- _Work instructions_:
In the entries below, find every line with "inside" and copy it.

- _Dataset excerpts_:
━━━━━━━━━━━━━━━━

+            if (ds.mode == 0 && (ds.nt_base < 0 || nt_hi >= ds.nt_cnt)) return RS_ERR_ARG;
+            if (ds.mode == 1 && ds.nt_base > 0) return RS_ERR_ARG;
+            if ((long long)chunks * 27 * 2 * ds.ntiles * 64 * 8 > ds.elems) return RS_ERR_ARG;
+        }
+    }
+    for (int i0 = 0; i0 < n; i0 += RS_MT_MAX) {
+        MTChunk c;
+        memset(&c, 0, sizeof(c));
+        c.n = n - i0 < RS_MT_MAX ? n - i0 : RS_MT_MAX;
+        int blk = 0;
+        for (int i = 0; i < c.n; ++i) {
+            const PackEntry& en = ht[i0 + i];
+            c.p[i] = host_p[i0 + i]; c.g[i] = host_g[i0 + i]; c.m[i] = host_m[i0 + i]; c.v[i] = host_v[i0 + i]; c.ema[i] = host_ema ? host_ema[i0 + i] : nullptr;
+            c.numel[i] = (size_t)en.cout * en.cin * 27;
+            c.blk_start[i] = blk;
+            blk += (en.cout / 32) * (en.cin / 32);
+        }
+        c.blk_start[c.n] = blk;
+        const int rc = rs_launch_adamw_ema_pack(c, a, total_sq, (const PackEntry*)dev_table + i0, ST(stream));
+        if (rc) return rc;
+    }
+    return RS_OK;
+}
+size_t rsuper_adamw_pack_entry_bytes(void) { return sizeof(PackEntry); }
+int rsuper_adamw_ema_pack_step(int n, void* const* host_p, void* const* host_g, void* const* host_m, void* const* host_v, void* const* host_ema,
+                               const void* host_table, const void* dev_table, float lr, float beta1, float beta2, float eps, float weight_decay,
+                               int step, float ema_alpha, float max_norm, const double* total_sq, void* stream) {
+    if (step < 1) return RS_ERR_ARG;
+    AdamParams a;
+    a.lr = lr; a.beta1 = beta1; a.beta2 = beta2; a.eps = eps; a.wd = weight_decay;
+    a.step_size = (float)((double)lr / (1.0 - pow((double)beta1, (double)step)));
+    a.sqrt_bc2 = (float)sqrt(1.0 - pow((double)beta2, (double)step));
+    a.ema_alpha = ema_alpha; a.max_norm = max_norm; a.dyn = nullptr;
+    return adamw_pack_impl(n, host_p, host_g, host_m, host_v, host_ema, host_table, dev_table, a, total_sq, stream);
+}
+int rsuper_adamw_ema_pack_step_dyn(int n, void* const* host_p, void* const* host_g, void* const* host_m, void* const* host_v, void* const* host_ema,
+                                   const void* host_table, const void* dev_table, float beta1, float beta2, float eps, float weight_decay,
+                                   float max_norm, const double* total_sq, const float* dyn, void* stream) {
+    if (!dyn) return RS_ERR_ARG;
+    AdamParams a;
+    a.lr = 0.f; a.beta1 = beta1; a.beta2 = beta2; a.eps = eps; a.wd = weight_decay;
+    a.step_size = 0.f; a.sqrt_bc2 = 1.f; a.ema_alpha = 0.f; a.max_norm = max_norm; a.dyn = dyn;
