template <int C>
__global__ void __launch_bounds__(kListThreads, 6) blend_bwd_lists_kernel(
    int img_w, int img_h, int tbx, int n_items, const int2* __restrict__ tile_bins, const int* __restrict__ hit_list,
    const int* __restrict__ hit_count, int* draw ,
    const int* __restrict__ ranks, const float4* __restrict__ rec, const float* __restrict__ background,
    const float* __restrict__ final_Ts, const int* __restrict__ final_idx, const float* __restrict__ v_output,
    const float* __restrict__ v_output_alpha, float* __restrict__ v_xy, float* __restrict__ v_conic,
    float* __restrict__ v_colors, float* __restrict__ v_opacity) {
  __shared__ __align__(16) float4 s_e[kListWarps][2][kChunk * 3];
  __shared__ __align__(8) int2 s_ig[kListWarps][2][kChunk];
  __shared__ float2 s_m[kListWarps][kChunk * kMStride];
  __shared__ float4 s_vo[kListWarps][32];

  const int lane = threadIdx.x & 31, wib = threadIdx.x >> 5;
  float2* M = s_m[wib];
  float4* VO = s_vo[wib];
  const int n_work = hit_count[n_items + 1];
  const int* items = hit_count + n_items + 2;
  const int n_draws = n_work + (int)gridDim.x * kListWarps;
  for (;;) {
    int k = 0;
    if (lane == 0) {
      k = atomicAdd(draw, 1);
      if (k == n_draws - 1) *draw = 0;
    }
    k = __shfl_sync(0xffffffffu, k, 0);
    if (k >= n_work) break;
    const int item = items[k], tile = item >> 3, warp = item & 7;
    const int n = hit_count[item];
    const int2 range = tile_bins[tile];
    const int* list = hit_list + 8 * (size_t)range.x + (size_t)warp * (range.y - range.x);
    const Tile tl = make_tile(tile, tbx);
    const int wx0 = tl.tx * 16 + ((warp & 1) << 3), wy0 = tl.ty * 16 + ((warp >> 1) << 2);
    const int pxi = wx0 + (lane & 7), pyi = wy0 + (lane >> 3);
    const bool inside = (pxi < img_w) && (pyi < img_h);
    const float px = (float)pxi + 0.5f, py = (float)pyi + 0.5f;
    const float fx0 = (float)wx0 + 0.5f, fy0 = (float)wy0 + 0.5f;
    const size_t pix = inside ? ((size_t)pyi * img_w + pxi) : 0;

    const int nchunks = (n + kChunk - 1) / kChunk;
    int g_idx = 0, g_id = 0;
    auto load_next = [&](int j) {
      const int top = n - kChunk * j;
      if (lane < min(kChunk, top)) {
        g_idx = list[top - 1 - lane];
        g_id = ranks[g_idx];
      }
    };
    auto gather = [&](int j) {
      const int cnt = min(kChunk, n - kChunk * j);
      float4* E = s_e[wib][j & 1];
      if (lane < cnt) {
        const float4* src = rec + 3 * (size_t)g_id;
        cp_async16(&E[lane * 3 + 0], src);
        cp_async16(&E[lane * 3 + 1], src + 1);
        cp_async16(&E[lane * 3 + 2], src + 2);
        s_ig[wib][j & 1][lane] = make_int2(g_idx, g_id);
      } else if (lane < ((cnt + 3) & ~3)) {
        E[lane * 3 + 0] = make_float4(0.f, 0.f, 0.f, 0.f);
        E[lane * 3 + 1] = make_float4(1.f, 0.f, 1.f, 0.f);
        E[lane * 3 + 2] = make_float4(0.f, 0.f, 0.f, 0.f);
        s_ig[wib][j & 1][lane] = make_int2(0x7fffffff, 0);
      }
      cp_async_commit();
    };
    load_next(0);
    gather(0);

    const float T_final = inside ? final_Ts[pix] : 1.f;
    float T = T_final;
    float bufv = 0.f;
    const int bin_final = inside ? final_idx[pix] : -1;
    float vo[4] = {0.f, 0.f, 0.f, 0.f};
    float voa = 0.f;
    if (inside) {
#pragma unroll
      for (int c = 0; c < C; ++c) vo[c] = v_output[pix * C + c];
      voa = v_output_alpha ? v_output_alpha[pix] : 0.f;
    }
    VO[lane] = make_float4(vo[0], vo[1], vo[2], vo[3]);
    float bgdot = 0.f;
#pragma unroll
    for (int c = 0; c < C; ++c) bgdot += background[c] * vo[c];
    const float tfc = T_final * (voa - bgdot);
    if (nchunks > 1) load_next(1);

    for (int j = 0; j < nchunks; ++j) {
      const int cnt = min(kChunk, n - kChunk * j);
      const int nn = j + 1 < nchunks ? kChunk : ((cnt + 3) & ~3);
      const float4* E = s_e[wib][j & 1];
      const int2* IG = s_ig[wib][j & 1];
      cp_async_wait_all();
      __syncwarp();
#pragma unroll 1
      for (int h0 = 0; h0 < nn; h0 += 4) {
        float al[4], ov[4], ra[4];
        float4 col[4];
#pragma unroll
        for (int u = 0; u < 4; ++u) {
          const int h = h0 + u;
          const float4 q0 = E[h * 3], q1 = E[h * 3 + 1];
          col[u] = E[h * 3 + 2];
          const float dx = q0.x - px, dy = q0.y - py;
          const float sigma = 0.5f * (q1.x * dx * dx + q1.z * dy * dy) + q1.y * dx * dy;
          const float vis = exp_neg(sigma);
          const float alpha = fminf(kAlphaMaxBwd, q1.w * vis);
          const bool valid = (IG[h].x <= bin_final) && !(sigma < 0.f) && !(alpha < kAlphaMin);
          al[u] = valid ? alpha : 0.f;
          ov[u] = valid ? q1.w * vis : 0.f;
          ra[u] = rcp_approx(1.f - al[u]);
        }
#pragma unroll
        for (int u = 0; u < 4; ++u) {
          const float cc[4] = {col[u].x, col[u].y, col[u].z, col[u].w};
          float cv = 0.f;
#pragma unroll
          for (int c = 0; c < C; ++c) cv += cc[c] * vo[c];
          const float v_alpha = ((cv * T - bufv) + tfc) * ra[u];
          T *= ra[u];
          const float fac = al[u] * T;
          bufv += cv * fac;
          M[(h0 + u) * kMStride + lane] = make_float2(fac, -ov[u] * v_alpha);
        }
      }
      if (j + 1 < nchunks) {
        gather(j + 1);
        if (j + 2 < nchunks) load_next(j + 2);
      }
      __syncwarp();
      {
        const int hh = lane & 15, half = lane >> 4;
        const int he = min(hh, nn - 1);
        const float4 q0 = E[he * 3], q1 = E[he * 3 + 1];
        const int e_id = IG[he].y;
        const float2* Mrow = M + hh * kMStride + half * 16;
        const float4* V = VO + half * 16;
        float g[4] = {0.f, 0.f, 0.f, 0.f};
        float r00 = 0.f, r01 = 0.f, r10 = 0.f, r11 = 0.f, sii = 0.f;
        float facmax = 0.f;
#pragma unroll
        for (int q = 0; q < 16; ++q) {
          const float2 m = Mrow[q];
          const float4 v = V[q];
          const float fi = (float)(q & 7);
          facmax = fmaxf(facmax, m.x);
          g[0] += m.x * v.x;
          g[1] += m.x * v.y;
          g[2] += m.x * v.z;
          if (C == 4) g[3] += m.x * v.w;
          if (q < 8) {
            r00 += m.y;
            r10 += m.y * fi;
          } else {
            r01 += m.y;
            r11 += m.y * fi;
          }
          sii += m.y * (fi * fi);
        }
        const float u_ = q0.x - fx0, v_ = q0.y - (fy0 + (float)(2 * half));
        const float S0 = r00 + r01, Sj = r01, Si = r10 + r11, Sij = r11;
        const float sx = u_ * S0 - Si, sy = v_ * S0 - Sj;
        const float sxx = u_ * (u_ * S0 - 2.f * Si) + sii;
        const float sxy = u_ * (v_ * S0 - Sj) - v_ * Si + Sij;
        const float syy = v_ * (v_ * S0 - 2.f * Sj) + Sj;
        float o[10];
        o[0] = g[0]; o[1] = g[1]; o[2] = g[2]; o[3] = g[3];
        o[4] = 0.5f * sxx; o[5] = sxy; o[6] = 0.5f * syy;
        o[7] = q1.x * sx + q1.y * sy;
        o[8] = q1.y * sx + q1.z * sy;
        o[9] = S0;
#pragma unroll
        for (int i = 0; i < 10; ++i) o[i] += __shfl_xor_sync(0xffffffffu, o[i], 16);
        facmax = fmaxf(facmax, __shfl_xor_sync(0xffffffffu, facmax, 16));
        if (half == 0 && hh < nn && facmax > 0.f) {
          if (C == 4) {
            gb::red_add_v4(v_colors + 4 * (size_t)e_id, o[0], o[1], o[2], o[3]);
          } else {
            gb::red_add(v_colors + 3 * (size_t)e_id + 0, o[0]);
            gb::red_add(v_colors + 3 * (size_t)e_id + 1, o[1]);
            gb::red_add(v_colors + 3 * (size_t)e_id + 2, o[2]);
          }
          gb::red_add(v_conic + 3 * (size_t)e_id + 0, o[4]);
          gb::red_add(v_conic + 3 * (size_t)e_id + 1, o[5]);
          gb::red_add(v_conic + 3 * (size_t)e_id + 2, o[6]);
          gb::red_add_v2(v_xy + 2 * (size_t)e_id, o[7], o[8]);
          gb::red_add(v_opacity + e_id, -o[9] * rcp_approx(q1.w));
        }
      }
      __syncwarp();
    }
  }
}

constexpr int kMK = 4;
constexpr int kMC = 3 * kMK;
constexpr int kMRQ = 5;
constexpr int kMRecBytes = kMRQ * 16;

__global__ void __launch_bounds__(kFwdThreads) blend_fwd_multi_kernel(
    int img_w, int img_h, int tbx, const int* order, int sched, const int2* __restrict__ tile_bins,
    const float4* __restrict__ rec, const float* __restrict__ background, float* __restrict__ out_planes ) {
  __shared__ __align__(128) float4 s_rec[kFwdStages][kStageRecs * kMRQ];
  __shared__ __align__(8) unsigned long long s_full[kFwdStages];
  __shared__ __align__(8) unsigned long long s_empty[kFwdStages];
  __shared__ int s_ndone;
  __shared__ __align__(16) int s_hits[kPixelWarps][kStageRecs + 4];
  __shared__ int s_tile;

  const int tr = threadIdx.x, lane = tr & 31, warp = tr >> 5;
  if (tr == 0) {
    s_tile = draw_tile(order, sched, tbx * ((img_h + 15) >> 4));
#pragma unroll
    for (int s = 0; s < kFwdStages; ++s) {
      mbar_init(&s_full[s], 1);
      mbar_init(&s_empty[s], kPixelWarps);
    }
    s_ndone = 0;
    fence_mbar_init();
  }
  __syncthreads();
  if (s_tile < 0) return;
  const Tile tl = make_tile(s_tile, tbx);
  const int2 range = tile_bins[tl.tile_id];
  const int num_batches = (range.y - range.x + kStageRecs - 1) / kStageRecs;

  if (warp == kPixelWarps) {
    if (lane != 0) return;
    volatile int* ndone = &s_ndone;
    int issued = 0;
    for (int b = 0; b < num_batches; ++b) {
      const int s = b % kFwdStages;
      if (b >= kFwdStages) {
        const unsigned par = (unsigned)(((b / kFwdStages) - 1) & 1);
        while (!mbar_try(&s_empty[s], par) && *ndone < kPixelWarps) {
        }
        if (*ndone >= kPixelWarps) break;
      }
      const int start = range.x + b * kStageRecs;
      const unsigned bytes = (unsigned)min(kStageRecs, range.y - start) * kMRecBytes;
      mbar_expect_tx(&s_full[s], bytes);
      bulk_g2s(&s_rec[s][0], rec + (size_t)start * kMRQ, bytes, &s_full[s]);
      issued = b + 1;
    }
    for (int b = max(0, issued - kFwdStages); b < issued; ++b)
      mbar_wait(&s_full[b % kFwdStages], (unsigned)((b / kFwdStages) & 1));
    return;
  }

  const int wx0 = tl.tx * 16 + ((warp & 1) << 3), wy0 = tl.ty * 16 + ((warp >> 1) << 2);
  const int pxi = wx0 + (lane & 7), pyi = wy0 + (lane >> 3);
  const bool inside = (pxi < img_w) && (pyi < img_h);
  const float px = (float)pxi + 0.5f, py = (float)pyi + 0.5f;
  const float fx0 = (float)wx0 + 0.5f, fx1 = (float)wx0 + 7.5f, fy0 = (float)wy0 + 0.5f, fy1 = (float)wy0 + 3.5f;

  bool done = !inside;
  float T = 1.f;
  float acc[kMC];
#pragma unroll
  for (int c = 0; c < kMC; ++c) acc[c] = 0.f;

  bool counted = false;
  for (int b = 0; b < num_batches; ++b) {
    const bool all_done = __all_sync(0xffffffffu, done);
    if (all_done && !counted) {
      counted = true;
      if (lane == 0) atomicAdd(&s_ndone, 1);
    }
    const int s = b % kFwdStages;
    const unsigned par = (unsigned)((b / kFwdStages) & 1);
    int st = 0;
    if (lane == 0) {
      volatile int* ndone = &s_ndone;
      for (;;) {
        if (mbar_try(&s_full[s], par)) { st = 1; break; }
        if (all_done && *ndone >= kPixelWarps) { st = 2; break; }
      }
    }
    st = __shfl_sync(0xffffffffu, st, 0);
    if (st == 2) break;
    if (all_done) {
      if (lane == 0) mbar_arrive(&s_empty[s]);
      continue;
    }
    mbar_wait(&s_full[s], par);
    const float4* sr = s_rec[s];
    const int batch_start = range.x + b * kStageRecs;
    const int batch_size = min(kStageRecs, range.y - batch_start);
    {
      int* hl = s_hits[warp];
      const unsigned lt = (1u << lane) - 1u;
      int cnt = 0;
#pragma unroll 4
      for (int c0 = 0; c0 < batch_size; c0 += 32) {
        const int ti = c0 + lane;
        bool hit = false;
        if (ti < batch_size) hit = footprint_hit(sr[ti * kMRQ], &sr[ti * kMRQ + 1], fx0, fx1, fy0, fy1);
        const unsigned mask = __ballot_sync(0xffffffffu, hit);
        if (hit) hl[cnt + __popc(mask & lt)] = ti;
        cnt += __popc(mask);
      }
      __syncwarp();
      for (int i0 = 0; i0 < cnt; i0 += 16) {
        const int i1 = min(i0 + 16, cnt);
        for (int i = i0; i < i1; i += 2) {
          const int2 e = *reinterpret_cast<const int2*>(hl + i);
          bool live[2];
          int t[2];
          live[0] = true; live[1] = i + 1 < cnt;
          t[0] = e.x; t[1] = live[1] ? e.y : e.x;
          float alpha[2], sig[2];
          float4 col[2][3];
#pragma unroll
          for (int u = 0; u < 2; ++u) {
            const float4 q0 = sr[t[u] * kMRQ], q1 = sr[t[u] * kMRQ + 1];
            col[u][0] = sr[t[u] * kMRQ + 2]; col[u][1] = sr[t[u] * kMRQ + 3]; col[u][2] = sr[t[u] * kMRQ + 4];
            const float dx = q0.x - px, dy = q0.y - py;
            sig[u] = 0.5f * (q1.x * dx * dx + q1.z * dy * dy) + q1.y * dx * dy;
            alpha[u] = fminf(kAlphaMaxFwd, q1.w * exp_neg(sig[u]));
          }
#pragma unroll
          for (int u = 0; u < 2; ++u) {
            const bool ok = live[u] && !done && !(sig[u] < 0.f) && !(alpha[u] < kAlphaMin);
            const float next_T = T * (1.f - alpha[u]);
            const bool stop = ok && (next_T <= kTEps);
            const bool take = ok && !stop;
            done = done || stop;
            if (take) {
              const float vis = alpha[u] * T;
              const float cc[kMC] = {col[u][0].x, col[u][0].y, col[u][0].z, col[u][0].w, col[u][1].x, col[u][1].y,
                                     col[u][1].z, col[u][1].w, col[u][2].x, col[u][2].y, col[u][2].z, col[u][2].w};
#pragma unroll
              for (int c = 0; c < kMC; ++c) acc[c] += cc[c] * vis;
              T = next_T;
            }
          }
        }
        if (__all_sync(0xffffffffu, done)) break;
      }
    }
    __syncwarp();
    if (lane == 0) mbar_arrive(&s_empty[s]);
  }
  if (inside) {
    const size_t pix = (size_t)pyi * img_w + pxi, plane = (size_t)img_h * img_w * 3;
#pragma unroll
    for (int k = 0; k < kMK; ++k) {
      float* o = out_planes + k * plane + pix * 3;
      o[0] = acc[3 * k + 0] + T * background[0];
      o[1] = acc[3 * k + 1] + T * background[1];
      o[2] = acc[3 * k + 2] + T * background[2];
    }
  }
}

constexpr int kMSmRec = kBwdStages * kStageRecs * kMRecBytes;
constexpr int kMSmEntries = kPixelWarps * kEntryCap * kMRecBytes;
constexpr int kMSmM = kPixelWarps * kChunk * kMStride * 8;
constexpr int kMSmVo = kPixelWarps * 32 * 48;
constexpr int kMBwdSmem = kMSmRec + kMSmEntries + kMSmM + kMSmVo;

━━━━━━━━━━━━━━━━

- _Response to the exercise_:
    const bool inside = (pxi < img_w) && (pyi < img_h);
    const size_t pix = inside ? ((size_t)pyi * img_w + pxi) : 0;
    const float T_final = inside ? final_Ts[pix] : 1.f;
    const int bin_final = inside ? final_idx[pix] : -1;
    if (inside) {
  const bool inside = (pxi < img_w) && (pyi < img_h);
  bool done = !inside;
  if (inside) {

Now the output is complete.